This is the political season so it only follows that the  hard questions are not answered.
Instead the the question they wished was asked is answered. 

The voltage divider suggestion is a good idea.  I would use the two types of resistors in a non inverting R1/R2 op amp circuit and then test with R2/R1 comparing frequency response. This would make it independent of probe effects.  It certainly appears that some quality of this resistor is able to fool a simple capacitance meter. If this is a real real it should show up in the frequency response of an op amp. If it is capacitive I would think the model would be a spiral capacitor. I would heat both resistors with a torch to burn off the enamel and see how many spirals it has. It might give some clue. The ceramic may have some unknown quality.  Wouldn't be surprised if it was filled with some waste from another process, like they did with sheetrock.

[Seekonk]

I have operated 1/4W CF resistors at currents that made them glow red. After an hour the enamel was burned off, but resistance had changed less then 1%.  Don't think a torch would do any damage.

[The Doktor]

Jaunty, don't know where you're located, but I'm in NJ, USA. I've got a few month old DER-EE DE-5000 and lots of free time. I'd be happy to measure a few of each type if you wanted to send them to me. If you're not in USA, you can probably get a similar offer from somebody closer, just post a request in this thread.

Ed

[jaunty]

yes - sure- i'm in california... shoot me your address (there's PM on this thing right??) - would be fun - who knows... i'm hoping to uncover the big chinese resistor conspiracy (haha)...
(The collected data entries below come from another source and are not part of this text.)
__host__ __device__ inline BwdWorkLayout bwd_layout(const CednerfFieldDesc& d, int64_t n) {
  BwdWorkLayout w;
  int64_t off = 0;
  w.d_o2 = off, off += n * 32;
  w.d_in2 = off, off += n * d.f2.dim_in[0] * 2;
  w.d_in4 = off, off += n * 64;
  w.g_xn = off, off += (n * 12 + 15) / 16 * 16;
  w.dy_lm = off, off += (int64_t)d.levels.n_levels * n * 4;
  w.total = off;
  return w;
}

struct TrainArgs {
  const int64_t* ridx;
  const float* t0;
  const float* t1;
  const float* rays_o;
  const float* rays_d;
  const float* t;
  int t_stride;
  int64_t n;
  const int64_t* n_dev;
  const uint8_t* img[4];
  const __half* table;
  float* sigma;
  float* rgb;
  float* latent;
  uint8_t* selector;
  float* move;
  uint8_t* saved;
  const float* d_sigma;
  const float* d_rgb;
  const float* d_latent;
  uint8_t* work;
  float* d_params[4];
  uint32_t tmem_cols;
  int flush_tiles;
  const int32_t* order;
  CednerfFieldDesc d;
};

__device__ __forceinline__ int64_t ext_index(const TrainArgs& a, int64_t s) { return a.order ? (int64_t)a.order[s] : s; }

__device__ __forceinline__ int64_t live_count(const TrainArgs& a) {
  if (!a.n_dev) return a.n;
  const int64_t v = *a.n_dev;
  return v < a.n ? v : a.n;
}

__device__ __forceinline__ float huber(float x) {
  const float ax = fabsf(x);
  return ax < 1.f ? 0.5f * x * x : ax - 0.5f;
}

__device__ __forceinline__ void load_off(const TrainArgs& a, const SavedLayout& sl, int64_t s, float* off6) {
  const uint4 w = *reinterpret_cast<const uint4*>(a.saved + sl.o1 + s * 32);
  const uint32_t ww[4] = {w.x, w.y, w.z, w.w};
#pragma unroll
// ... 27 lines not shown
__global__ void __launch_bounds__(TRAIN_FWD_GROUPS * 128, 1) field_train_fwd_kernel(TrainArgs a) {
  extern __shared__ __align__(1024) uint8_t smem_raw[];
  uint8_t* smem = reinterpret_cast<uint8_t*>((reinterpret_cast<uintptr_t>(smem_raw) + 1023) & ~(uintptr_t)1023);
  const CednerfFieldDesc& d = a.d;
  const bool has4 = d.f4.n_layers > 0;
  const int n_groups = blockDim.x / MLP_TILE;
  const int tid = threadIdx.x, warp = tid >> 5, group = tid / MLP_TILE, gtid = tid % MLP_TILE;
  uint8_t* w1 = smem;
  uint8_t* w2 = w1 + d.f1.image_bytes;
  uint8_t* w3 = w2 + d.f2.image_bytes;
  uint8_t* w4 = w3 + d.f3.image_bytes;
  uint8_t* abuf = reinterpret_cast<uint8_t*>(
                      (reinterpret_cast<uintptr_t>(w4 + (has4 ? d.f4.image_bytes : 0)) + 1023) & ~(uintptr_t)1023) +
                  (size_t)group * MLP_TILE_BYTES;
  __shared__ uint64_t bars[8];
  __shared__ uint32_t tmem_base_s;
  uint64_t* bar = &bars[group];
  {
    const uint8_t* src[4] = {a.img[0], a.img[1], a.img[2], a.img[3]};
    uint8_t* dst[4] = {w1, w2, w3, w4};
    const int bytes[4] = {d.f1.image_bytes, d.f2.image_bytes, d.f3.image_bytes, has4 ? d.f4.image_bytes : 0};
    for (int k = 0; k < 4; ++k)
      for (int q = tid; q < bytes[k] / 16; q += blockDim.x)
        reinterpret_cast<uint4*>(dst[k])[q] = __ldg(reinterpret_cast<const uint4*>(src[k]) + q);
  }
  const uint32_t tmem_cols = n_groups <= 1 ? 64 : (n_groups == 2 ? 128 : (n_groups <= 4 ? 256 : 512));
  if (warp == 0) tmem_alloc(&tmem_base_s, tmem_cols);
  if (gtid == 0) mbar_init(bar, 1);
  if (tid == 0) fence_barrier_init();
  fence_proxy_async();
  tc_fence_before();
  __syncthreads();
  tc_fence_after();
  const uint32_t tmem_base = tmem_base_s + 64u * (uint32_t)group;
  const uint32_t tmem_warp = tmem_base + ((uint32_t)((warp & 3) * 32) << 16);
  uint32_t phase = 0;
  const int64_t n = a.n, nl = live_count(a);
  const int64_t n_tiles = (nl + MLP_TILE - 1) / MLP_TILE;
  const int L = d.levels.n_levels;
  const uint32_t one2 = 0x3C003C00u;
  const SavedLayout sl = saved_layout(d, n);
  const int k2 = d.f2.dim_in[0];

  for (int64_t tile = blockIdx.x + (int64_t)gridDim.x * group; tile < n_tiles; tile += (int64_t)gridDim.x * n_groups) {
    const int64_t s = tile * MLP_TILE + gtid;
    const bool ok = s < nl;
    const int rows_valid = (int)((nl - tile * MLP_TILE) < MLP_TILE ? (nl - tile * MLP_TILE) : MLP_TILE);
    float x[3] = {0.f, 0.f, 0.f}, tv = 0.f;
    int64_t ray = 0;
#ifdef FIELD_PHASE_CLOCKS
    long long phase_t = clock64();
    if (gtid == 0) atomicAdd(&g_train_phase_clocks[11], 1ull);
#endif
    const int64_t e = ok ? ext_index(a, s) : 0;
    if (ok) packed_sample(a.ridx, a.t0, a.t1, a.rays_o, a.rays_d, a.t, a.t_stride, e, x, tv, ray);
    frequency_row<true>(abuf, gtid, x[0], x[1], x[2], tv);
    fence_proxy_async();
    tc_fence_before();
    group_sync(group);
    TPHASE_MARK(0);
    run_chain(d.f1, w1, abuf, tmem_base, tmem_warp, bar, phase, gtid, group, a.saved + sl.h1,
              sl.tiles, tile * MLP_TILE, rows_valid);
    TPHASE_MARK(1);
    float xn[3], mv[3], mvnorm;
    bool selector;
    {
      uint32_t r[16];
      tmem_ld16(tmem_warp, r);
      tmem_ld_wait();
      uint32_t p[8];
#pragma unroll
      for (int j = 0; j < 8; ++j) p[j] = pack_h2(__uint_as_float(r[2 * j]), __uint_as_float(r[2 * j + 1]));
      if (ok) {
        uint4* dst = reinterpret_cast<uint4*>(a.saved + sl.o1 + s * 32);
        dst[0] = make_uint4(p[0], p[1], p[2], p[3]);
        dst[1] = make_uint4(p[4], p[5], p[6], p[7]);
      }
      float off6[6];
#pragma unroll
      for (int k = 0; k < 6; ++k) off6[k] = rnd16(r[k]);
      apply_move(d, x, off6, mv, xn, selector);
      mvnorm = sqrtf(mv[0] * mv[0] + mv[1] * mv[1] + mv[2] * mv[2]);
    }
    if (ok) {
      float* xs = reinterpret_cast<float*>(a.saved + sl.xn) + 3 * s;
      xs[0] = xn[0], xs[1] = xn[1], xs[2] = xn[2];
      a.move[3 * e] = mv[0], a.move[3 * e + 1] = mv[1], a.move[3 * e + 2] = mv[2];
      a.selector[e] = (uint8_t)selector;
    }
    TPHASE_MARK(2);
    float temb[9];
    {
      auto put_word = [&](int w, uint32_t v) {
        *reinterpret_cast<uint32_t*>(abuf + swz(gtid, w >> 2) + ((w & 3) << 2)) = v;
      };
      if ((L % TRAIN_FWD_LG) == 0 && (L & 3) == 0) {
#pragma unroll 1
        for (int l0 = 0; l0 < L; l0 += TRAIN_FWD_LG) {
          uint32_t fw[TRAIN_FWD_LG];
          hash_levels<TRAIN_FWD_LG>(xn, a.table, d.levels, 0, fw, l0);
          if constexpr (TRAIN_FWD_LG >= 4) {
#pragma unroll
            for (int q = 0; q < TRAIN_FWD_LG / 4; ++q)
              *reinterpret_cast<uint4*>(abuf + swz(gtid, (l0 >> 2) + q)) = make_uint4(fw[4 * q], fw[4 * q + 1], fw[4 * q + 2], fw[4 * q + 3]);
          } else {
            *reinterpret_cast<uint2*>(abuf + swz(gtid, l0 >> 2) + ((l0 & 2) << 2)) = make_uint2(fw[0], fw[1]);
          }
        }
// ... 117 lines not shown
__device__ __forceinline__ void predictor_dout(const TrainArgs& a, const SavedLayout& sl, int64_t s, int cb, uint32_t* dw) {
  const int k2 = a.d.f2.dim_in[0];
  const uint4* ps = reinterpret_cast<const uint4*>(a.saved + sl.o4 + s * 64) + 2 * cb;
  const uint4* fs = reinterpret_cast<const uint4*>(a.saved + sl.in2 + s * k2 * 2) + 2 * cb;
  const int64_t e = ext_index(a, s);
  const bool sel = a.selector[e] != 0;
#pragma unroll
  for (int c = 0; c < 2; ++c) {
    const uint4 p = ps[c], f = fs[c];
    const uint32_t pw[4] = {p.x, p.y, p.z, p.w}, fw[4] = {f.x, f.y, f.z, f.w};
    const float4 l0 = *reinterpret_cast<const float4*>(a.d_latent + e * 32 + (2 * cb + c) * 8);
    const float4 l1 = *reinterpret_cast<const float4*>(a.d_latent + e * 32 + (2 * cb + c) * 8 + 4);
    const float lg[8] = {l0.x, l0.y, l0.z, l0.w, l1.x, l1.y, l1.z, l1.w};
#pragma unroll
    for (int j = 0; j < 4; ++j) {
      const float2 pv = __half22float2(*reinterpret_cast<const __half2*>(&pw[j]));
      const float2 fv = __half22float2(*reinterpret_cast<const __half2*>(&fw[j]));
      const float d0 = sel ? lg[2 * j] * fminf(fmaxf(pv.x - fv.x, -1.f), 1.f) : 0.f;
      const float d1 = sel ? lg[2 * j + 1] * fminf(fmaxf(pv.y - fv.y, -1.f), 1.f) : 0.f;
      dw[4 * c + j] = pack_h2(d0, d1);
    }
  }
}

Jaunty, don't know where you're located, but I'm in NJ, USA. I've got a few month old DER-EE DE-5000 and lots of free time. I'd be happy to measure a few of each type if you wanted to send them to me. If you're not in USA, you can probably get a similar offer from somebody closer, just post a request in this thread.

Ed

[edavid]

yes if you refer to a common design model for such resistors and limit your understanding to such published data tables, then you can refute anything you want. So the problem must be my crappy meter...
even if i weren't using a 'high end' meter and it was just a cheap $100 chinese affair and not a $400 meter- it wouldn't make any difference.

This is a misconception you have... that meters having a C function, can be measured on a single scale from "crappy" to "high end".   For the measurement you are talking about, the best DMM is not as good as the crappiest LCR meter.  A simple RC bridge would also be much better than your DMM.  The TX1 is just incapable of making an accurate measurement in this situation.

[wraper]

So the problem must be my crappy meter...
even if i weren't using a 'high end' meter and it was just a cheap $100 chinese affair and not a $400 meter- it wouldn't make any difference. The result would still be completely objective... (as mentioned previously) i am simply curious what gives these resistors such a different property to the others...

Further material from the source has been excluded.